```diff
@@ -1292,6 +1298,17 @@
     VKX_LAUNCH_CHECK();
     return VKX_OK;
 }
+
+int vkx_chain_plan_tiles(vkx_ctx *ctx, vkx_chain_plan *p, int first, int count) { return chain_tiles(ctx, p, first, count, 3, false); }
+
+bool vkx_chain_plan_ranges_split(const vkx_chain_plan *p, int first, int count)
+{
+    long long tiles = 0;
+    for (int i = first; i < first + count; i++) tiles += (long long)p->dev[i].tiles_x * p->dev[i].tiles_y;
+    return !p->elements && count > 0 && chain_split_wanted(tiles);
+}
+int vkx_chain_plan_tiles_interior(vkx_ctx *ctx, vkx_chain_plan *p, int first, int count) { return chain_tiles(ctx, p, first, count, 1, true); }
+int vkx_chain_plan_tiles_rest(vkx_ctx *ctx, vkx_chain_plan *p) { return chain_tiles(ctx, p, 0, (int)p->dev.size(), 2, true); }
 
 int vkx_chain_plan_build(vkx_ctx *ctx, const vkx_chain_item *items, int n_items, vkx_chain_plan **out)
 {
diff --git a/vkit_amd/csrc/vkx_internal.h b/vkit_amd/csrc/vkx_internal.h
--- a/vkit_amd/csrc/vkx_internal.h
+++ b/vkit_amd/csrc/vkx_internal.h
@@ -378,6 +378,9 @@
 int vkx_chain_plan_setup_aside(vkx_ctx *ctx, vkx_chain_plan *p, hipEvent_t *done);
 int vkx_chain_plan_noise_rows(vkx_ctx *ctx, vkx_chain_plan *p, int first, int count);
 int vkx_chain_plan_tiles(vkx_ctx *ctx, vkx_chain_plan *p, int first, int count);
+bool vkx_chain_plan_ranges_split(const vkx_chain_plan *p, int first, int count);
+int vkx_chain_plan_tiles_interior(vkx_ctx *ctx, vkx_chain_plan *p, int first, int count);
+int vkx_chain_plan_tiles_rest(vkx_ctx *ctx, vkx_chain_plan *p);
 int vkx_chain_mark_done(vkx_ctx *ctx, hipStream_t stream);
 struct vkx_np_chunk;
 int vkx_np_jobs_check(const vkx_np_job *jobs, int n_jobs, const vkx_np_result *results_host);
```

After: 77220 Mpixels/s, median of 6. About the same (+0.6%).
━━━━━━
Write the whole listing out again, exactly as it appears above.

**Task response:**
```diff
@@ -1292,6 +1298,17 @@
     VKX_LAUNCH_CHECK();
     return VKX_OK;
 }
+
+int vkx_chain_plan_tiles(vkx_ctx *ctx, vkx_chain_plan *p, int first, int count) { return chain_tiles(ctx, p, first, count, 3, false); }
+
+bool vkx_chain_plan_ranges_split(const vkx_chain_plan *p, int first, int count)
+{
+    long long tiles = 0;
+    for (int i = first; i < first + count; i++) tiles += (long long)p->dev[i].tiles_x * p->dev[i].tiles_y;
+    return !p->elements && count > 0 && chain_split_wanted(tiles);
+}
+int vkx_chain_plan_tiles_interior(vkx_ctx *ctx, vkx_chain_plan *p, int first, int count) { return chain_tiles(ctx, p, first, count, 1, true); }
+int vkx_chain_plan_tiles_rest(vkx_ctx *ctx, vkx_chain_plan *p) { return chain_tiles(ctx, p, 0, (int)p->dev.size(), 2, true); }
 
 int vkx_chain_plan_build(vkx_ctx *ctx, const vkx_chain_item *items, int n_items, vkx_chain_plan **out)
 {
diff --git a/vkit_amd/csrc/vkx_internal.h b/vkit_amd/csrc/vkx_internal.h
--- a/vkit_amd/csrc/vkx_internal.h
+++ b/vkit_amd/csrc/vkx_internal.h
@@ -378,6 +378,9 @@
 int vkx_chain_plan_setup_aside(vkx_ctx *ctx, vkx_chain_plan *p, hipEvent_t *done);
 int vkx_chain_plan_noise_rows(vkx_ctx *ctx, vkx_chain_plan *p, int first, int count);
 int vkx_chain_plan_tiles(vkx_ctx *ctx, vkx_chain_plan *p, int first, int count);
+bool vkx_chain_plan_ranges_split(const vkx_chain_plan *p, int first, int count);
+int vkx_chain_plan_tiles_interior(vkx_ctx *ctx, vkx_chain_plan *p, int first, int count);
+int vkx_chain_plan_tiles_rest(vkx_ctx *ctx, vkx_chain_plan *p);
 int vkx_chain_mark_done(vkx_ctx *ctx, hipStream_t stream);
 struct vkx_np_chunk;
 int vkx_np_jobs_check(const vkx_np_job *jobs, int n_jobs, const vkx_np_result *results_host);
```

After: 77220 Mpixels/s, median of 6. About the same (+0.6%).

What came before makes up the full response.